No deja de sorprenderme cómo han cambiado las cosas. Dicen que ahora en los colegios todos los muchachos llevan móvil. Hay profesores hartos de que sus alumnos utilicen el teléfono y se manden mensajes en clase. Al parecer, la campaña de regreso al colegio los anima a que compren ordenadores portátiles. Hoy, en las facultades donde enseñan periodismo, los alumnos hacen sus redacciones en ordenador. Si esto a mí me asombra, que no hace tantos años que dejé los estudios, imaginen cuánto sorprenderá a alguien de la tercera edad.

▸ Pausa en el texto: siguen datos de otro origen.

+  bf16x8 wb[3][3][3], wpb[3];
+  float wl[3], wp0 = 0.f;
+  {
+    const f32x4* wrec = reinterpret_cast<const f32x4*>(p.wrec_bf3) + (long)dir * 25 * 9 * 64 + lane;
+#pragma unroll
+    for (int n = 0; n < 3; ++n)
+#pragma unroll
+      for (int j = 0; j < 9; ++j) wb[n][j / 3][j % 3] = __builtin_bit_cast(bf16x8, wrec[((tile0 + n) * 9 + j) * 64]);
+    const float* wf = p.wwide32 + ((long)dir * W16_NW + wave) * W16_NT * W32_KS * 64 + lane;
+#pragma unroll
+    for (int n = 0; n < 3; ++n) wl[n] = wf[(n * W32_KS + W32_KS - 1) * 64];
+    if (owner24) wp0 = p.wwide32[((((long)dir * W16_NW + 7) * W16_NT + 3) * W32_KS + W32_KS - 1) * 64 + lane];
+#pragma unroll
+    for (int pl = 0; pl < 3; ++pl) {
+      f32x4 v = zero4;
+      if (partial) v = wrec[((24 * 3 + wave) * 3 + pl) * 64];
+      if (LEAN) {
+        if (partial) wp_lds[(wave * 3 + pl) * 64 + lane] = v;
+      } else {
+        wpb[pl] = __builtin_bit_cast(bf16x8, v);
+      }
+    }
+  }
+  for (int i = tid; i < 2 * HW32; i += 64 * W16_NW) hbuf[i] = 0.f;
+  for (int i = tid; i < 2 * HPL; i += 64 * W16_NW) hpl[i] = zero4;
+
+  const int row = lane & 15, q = lane >> 4;
+  int maxlen = 0;
+#pragma unroll
+  for (int r = 0; r < 16; ++r) maxlen = max(maxlen, min(p.seq_len[g16 * 16 + r], p.T));
+  __syncthreads();
+
+  const unsigned outw = p.ndir * p.H;
+  const unsigned zcols = 4 * p.H;
+  const unsigned zstep = (p.BP >> 2) * p.ndir * zcols * 4;
+  const unsigned zlo = (((((g16 * 4 + (row >> 2)) * p.ndir + dir) * zcols + 4 * tile0 + q) * 4) + (row & 3)) * 4;
+  const unsigned zhi = zlo + 2 * 1600;
+  const unsigned ostep = p.BP * outw;
+  const int hpw = row * 8 + q;
+
+  const int f_len = min(p.seq_len[g16 * 16 + (lane & 15)], p.T);
+  auto flush = [&](int sp, int buf) {
+    int lo = lane;
+    asm volatile("" : "+v"(lo));
+    const int fr = lo & 15, fq = 4 * wave + (lo >> 4);
+    if (fq < 25) {
+      const bool act = sp < f_len;
+      const unsigned to = (dir == 0 || !act) ? sp : f_len - 1 - sp;
+      const float* hp = hbuf + buf * HW32 + fq * 64 + fr;
+      f32x4 v = {hp[0], hp[16], hp[32], hp[48]};
+      if (!act) v = zero4;
+      *reinterpret_cast<f32x4*>(p.out + (to * ostep + (g16 * 16 + fr) * outw + dir * p.H + 4 * fq)) = v;
+    }
+  };
+
+  float c[3] = {0.f, 0.f, 0.f};
+  float c24 = 0.f;
+  int cur = 0;
+
+  auto finish24 = [&](int buf) {
+    const f32x4* pp = reinterpret_cast<const f32x4*>(part) + lane;
+    f32x4 sum = pp[0] + pp[64];
+    sum = sum + pp[128];
+    float hnew;
+    c24 = sens_cell(sum + pp[192], c24, &hnew);
+    hbuf[buf * HW32 + 24 * 64 + lane] = hnew;
+  };
+
+  constexpr int TERMS[9][2] = {{2, 2}, {2, 1}, {1, 2}, {2, 0}, {1, 1}, {0, 2}, {1, 0}, {0, 1}, {0, 0}};
+  constexpr int T0 = 9 - REC_BF3_TERMS;
+
+  for (int s = 0; s < maxlen; ++s) {
+    const float* zs = p.z + (size_t)s * zstep;
+    f32x4 z4[3], z24 = zero4;
+    W32_ZLOAD(z4[0][0], zlo, 0);   W32_ZLOAD(z4[0][1], zlo, 1600);   W32_ZLOAD(z4[0][2], zhi, 0);   W32_ZLOAD(z4[0][3], zhi, 1600);
+    W32_ZLOAD(z4[1][0], zlo, 64);  W32_ZLOAD(z4[1][1], zlo, 1664);   W32_ZLOAD(z4[1][2], zhi, 64);  W32_ZLOAD(z4[1][3], zhi, 1664);
+    W32_ZLOAD(z4[2][0], zlo, 128); W32_ZLOAD(z4[2][1], zlo, 1728);   W32_ZLOAD(z4[2][2], zhi, 128); W32_ZLOAD(z4[2][3], zhi, 1728);
+    if (owner24) {
+      W32_ZLOAD(z24[0], zlo, 192); W32_ZLOAD(z24[1], zlo, 1792); W32_ZLOAD(z24[2], zhi, 192); W32_ZLOAD(z24[3], zhi, 1792);
+    }
+    if (owner24 && s > 0) finish24(cur);
+    const f32x4* hp = hpl + cur * HPL + lane;
+    f32x4 acc[3], accp = zero4;
+    bf16x8 hb[LEAN ? 2 : 3][3];
+#pragma unroll
+    for (int j = 0; j < (LEAN ? 3 : 9); ++j) hb[LEAN ? 0 : j % 3][j / (LEAN ? 1 : 3)] = __builtin_bit_cast(bf16x8, hp[(LEAN ? 3 * j : j) * 64]);
+#pragma unroll
+    for (int ks = 0; ks < 3; ++ks) {
+      if (LEAN && ks < 2) {
+#pragma unroll
+        for (int pl = 0; pl < 3; ++pl) hb[(ks + 1) & 1][pl] = __builtin_bit_cast(bf16x8, hp[(pl * 3 + ks + 1) * 64]);
+      }
+      const bf16x8* hk = hb[LEAN ? ks & 1 : ks];
+      if (partial && ks == wave) {
+        bf16x8 wq[3];
+#pragma unroll
+        for (int pl = 0; pl < 3; ++pl) wq[pl] = LEAN ? __builtin_bit_cast(bf16x8, wp_lds[(ks * 3 + pl) * 64 + lane]) : wpb[pl];
+#pragma unroll
+        for (int i = 0; i < REC_BF3_TERMS; ++i) {
+          const int t = REC_BF3_SMALL_FIRST ? i + T0 : 8 - i;
+#pragma unroll
+          for (int n = 0; n < 3; ++n)
+            acc[n] = __builtin_amdgcn_mfma_f32_16x16x32_bf16(wb[n][ks][TERMS[t][0]], hk[TERMS[t][1]], (ks == 0 && i == 0) ? zero4 : acc[n], 0, 0, 0);
+          accp = __builtin_amdgcn_mfma_f32_16x16x32_bf16(wq[TERMS[t][0]], hk[TERMS[t][1]], i == 0 ? zero4 : accp, 0, 0, 0);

Puede ser cierto que en los últimos tiempos se sigue dando bofetadas a los hijos, como revelaba un estudio que aquí comenté; pero no es menos cierto que se les dan más caprichos. A mí en el colegio y en el instituto incluso los alumnos de curso superior solían prestarme casi todos los libros de texto, e incluso algunas de las novelas y obras de teatro que nos mandaban leer. Era habitual que mis libros de estudio desplegaran un mapa sucio de nombres inscritos con Bic de tinta negra y azul, de garabatos y tachaduras, de anotaciones a lapicero. Así me convertía, a veces, en receptor de los libros usados de amigos o familiares que iban un curso por delante. Creo que luego esos mismos libros de segunda mano pasaban a mis hermanos, y se convertían en libros de tercera y cuarta mano. Pero los textos cambian cada poco, y a menudo ni esos manuales de geografía o historia servían. En la universidad nadie llevaba teléfono móvil, y eso era de agradecer; no me imagino hoy en un aula con el mismo número de móviles que de alumnos, escondidos en los bolsillos y con el silenciador puesto. Entonces, para efectuar alguna llamada telefónica de urgencia entre clase y clase, me tocaba subir a la cabina del bar de la facultad o salir a la calle hasta encontrar una, o meterme en la cafetería más próxima. Los ordenadores que usábamos en las clases donde nos enseñaban a navegar por internet eran escasos, y la navegación por los mares de la red era lenta como un sueño profundo y pesado. Acababa con la paciencia de cualquiera. Para acudir a algunas clases semanales de redacción debíamos cambiar los apuntes o los libros por la máquina de escribir. ¡Cuánto hubiéramos agradecido un ordenador portátil, pequeño, eficaz, limpio y sin ruidos! En cambio, acarreábamos hasta la universidad los maletones que contenían nuestras máquinas de escribir. Dado que yo era uno de esos alumnos que utilizaban bastante material prestado, mientras los libros de texto de los demás contenían ese brillo y ese aroma de lo nuevo, también me prestaron la máquina de escribir. Una máquina alemana, pequeña y antigua. De ella les habré hablado aquí con algo de nostalgia en varias ocasiones: fue con sus teclas gastadas y sus mecanismos achacosos y su tonalidad desteñida por los años con los que escribí los primeros artículos para clase y mi primer libro.
Un tiempo después de terminar los estudios algunos conocidos me contaban que en sus pisos de alquiler en Salamanca solían disponer de ordenador para hacer los trabajos (hoy me resulta raro que alguien acepte trabajos escritos a mano o a máquina), y hasta de conexión a internet. Entonces me hubiera parecido impensable: a mí, que sobrevivía con cuatro duros a la semana y una máquina de escribir achacosa y prestada. Y no hace tanto que concluí mi paso por la universidad. Al menos no tanto para considerarme un abuelo cebolleta. Años atrás las herramientas del alumno eran el Bic, el lapiz y el sacapuntas, y el cuaderno a rayas. Hoy parece que son el teléfono móvil y el ordenador portátil. Lo pienso y no me acostumbro a la idea.